Task item » Look through the listing below, and wherever a line has the string "include", pull it out.

The records »
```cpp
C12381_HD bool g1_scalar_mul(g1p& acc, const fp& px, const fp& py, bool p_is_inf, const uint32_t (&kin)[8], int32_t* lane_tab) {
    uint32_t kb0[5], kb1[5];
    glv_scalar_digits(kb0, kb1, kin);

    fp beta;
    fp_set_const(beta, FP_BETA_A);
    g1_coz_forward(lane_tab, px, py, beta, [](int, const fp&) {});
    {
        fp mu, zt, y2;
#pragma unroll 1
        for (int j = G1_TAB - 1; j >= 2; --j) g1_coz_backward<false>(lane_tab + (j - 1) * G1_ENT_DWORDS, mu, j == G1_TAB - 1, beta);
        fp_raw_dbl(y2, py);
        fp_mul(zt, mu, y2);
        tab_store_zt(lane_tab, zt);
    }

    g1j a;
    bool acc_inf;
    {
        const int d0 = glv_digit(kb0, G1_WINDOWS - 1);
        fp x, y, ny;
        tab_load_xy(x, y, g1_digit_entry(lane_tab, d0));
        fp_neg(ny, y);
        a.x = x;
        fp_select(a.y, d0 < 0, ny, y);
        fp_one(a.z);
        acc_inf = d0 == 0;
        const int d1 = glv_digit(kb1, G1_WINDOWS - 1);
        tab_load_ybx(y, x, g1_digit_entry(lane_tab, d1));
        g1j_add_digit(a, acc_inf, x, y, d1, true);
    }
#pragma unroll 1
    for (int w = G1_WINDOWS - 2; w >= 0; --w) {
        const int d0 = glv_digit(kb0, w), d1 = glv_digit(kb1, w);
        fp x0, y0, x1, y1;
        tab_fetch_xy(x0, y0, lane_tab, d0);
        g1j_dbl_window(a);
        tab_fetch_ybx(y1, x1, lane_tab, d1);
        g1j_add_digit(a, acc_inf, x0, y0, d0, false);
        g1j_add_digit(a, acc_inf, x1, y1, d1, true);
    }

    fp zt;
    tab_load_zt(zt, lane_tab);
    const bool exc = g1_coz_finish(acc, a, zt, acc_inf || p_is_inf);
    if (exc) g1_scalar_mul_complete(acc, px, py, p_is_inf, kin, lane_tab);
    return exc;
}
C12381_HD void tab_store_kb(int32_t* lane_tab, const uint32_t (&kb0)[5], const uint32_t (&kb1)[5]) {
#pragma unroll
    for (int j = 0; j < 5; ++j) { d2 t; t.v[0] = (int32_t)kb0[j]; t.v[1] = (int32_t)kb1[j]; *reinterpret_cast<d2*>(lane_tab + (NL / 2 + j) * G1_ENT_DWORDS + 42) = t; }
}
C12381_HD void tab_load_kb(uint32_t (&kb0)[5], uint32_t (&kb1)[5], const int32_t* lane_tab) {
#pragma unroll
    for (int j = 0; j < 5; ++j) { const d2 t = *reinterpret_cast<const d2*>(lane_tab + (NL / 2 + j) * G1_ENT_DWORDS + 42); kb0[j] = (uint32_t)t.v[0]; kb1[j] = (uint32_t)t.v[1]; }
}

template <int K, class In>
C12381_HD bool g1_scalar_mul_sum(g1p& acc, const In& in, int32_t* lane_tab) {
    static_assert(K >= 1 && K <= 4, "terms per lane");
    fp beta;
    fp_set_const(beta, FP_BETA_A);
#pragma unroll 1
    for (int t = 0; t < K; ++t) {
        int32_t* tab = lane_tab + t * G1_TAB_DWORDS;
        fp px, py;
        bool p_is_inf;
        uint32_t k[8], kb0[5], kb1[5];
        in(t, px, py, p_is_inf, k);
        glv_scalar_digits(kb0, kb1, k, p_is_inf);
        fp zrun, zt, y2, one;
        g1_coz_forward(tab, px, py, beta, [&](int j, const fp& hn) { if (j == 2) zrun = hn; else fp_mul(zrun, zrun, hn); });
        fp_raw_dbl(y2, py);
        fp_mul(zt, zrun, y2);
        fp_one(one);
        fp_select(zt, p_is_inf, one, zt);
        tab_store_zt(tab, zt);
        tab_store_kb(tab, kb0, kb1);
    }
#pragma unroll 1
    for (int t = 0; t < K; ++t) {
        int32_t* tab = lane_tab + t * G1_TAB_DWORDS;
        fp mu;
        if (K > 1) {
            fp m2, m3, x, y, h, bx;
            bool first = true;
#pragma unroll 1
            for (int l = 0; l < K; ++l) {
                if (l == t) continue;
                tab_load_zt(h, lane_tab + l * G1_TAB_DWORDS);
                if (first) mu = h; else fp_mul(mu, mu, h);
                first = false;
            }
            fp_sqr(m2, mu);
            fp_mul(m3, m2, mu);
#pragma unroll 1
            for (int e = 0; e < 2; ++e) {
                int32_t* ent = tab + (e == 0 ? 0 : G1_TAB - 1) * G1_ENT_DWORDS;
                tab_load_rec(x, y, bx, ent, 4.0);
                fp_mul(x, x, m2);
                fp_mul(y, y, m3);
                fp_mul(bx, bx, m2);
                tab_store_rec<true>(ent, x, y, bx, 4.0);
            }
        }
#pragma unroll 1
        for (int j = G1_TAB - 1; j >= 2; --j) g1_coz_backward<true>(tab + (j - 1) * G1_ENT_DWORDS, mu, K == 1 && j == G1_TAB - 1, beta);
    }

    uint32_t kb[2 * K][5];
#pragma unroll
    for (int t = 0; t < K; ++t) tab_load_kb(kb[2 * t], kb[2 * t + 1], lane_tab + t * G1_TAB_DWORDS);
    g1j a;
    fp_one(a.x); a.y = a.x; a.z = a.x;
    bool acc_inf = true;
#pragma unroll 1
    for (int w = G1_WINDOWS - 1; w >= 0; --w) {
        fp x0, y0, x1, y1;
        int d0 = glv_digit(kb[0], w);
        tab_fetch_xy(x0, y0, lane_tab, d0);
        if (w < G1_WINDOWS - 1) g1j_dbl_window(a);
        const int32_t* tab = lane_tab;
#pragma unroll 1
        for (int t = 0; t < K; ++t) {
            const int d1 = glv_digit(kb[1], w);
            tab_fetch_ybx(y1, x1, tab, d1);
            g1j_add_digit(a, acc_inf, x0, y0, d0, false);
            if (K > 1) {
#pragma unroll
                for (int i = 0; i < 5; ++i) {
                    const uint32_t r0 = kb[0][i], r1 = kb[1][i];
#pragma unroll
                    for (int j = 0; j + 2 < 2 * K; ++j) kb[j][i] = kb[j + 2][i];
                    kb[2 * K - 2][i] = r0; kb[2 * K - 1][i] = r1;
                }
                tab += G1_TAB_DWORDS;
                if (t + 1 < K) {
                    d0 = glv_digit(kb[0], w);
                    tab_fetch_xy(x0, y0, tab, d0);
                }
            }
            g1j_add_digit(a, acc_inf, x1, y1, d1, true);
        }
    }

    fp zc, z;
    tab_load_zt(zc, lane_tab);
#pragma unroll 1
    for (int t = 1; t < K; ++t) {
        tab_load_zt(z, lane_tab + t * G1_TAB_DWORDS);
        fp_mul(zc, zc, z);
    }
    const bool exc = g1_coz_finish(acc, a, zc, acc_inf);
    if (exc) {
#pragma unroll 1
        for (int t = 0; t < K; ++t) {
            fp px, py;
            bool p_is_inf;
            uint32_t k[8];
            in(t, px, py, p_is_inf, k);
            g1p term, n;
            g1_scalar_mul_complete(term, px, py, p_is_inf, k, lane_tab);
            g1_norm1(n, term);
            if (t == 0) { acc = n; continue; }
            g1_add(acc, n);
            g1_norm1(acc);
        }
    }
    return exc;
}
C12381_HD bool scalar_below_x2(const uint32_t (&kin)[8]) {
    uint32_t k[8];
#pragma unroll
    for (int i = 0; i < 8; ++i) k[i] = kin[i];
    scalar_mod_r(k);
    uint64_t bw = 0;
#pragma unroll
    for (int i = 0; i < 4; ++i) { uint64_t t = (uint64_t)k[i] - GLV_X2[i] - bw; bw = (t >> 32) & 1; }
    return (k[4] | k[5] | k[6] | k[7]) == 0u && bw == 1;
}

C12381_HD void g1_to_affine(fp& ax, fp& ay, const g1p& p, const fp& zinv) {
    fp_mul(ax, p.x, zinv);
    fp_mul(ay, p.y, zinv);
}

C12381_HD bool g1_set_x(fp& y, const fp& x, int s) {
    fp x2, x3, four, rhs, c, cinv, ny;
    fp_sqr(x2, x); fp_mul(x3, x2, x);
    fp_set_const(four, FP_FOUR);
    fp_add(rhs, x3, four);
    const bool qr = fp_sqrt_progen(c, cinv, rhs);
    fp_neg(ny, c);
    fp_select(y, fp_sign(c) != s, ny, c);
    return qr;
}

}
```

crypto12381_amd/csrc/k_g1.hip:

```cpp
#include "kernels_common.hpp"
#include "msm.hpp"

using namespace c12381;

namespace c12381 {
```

Exercise result »
#include "kernels_common.hpp"
#include "msm.hpp"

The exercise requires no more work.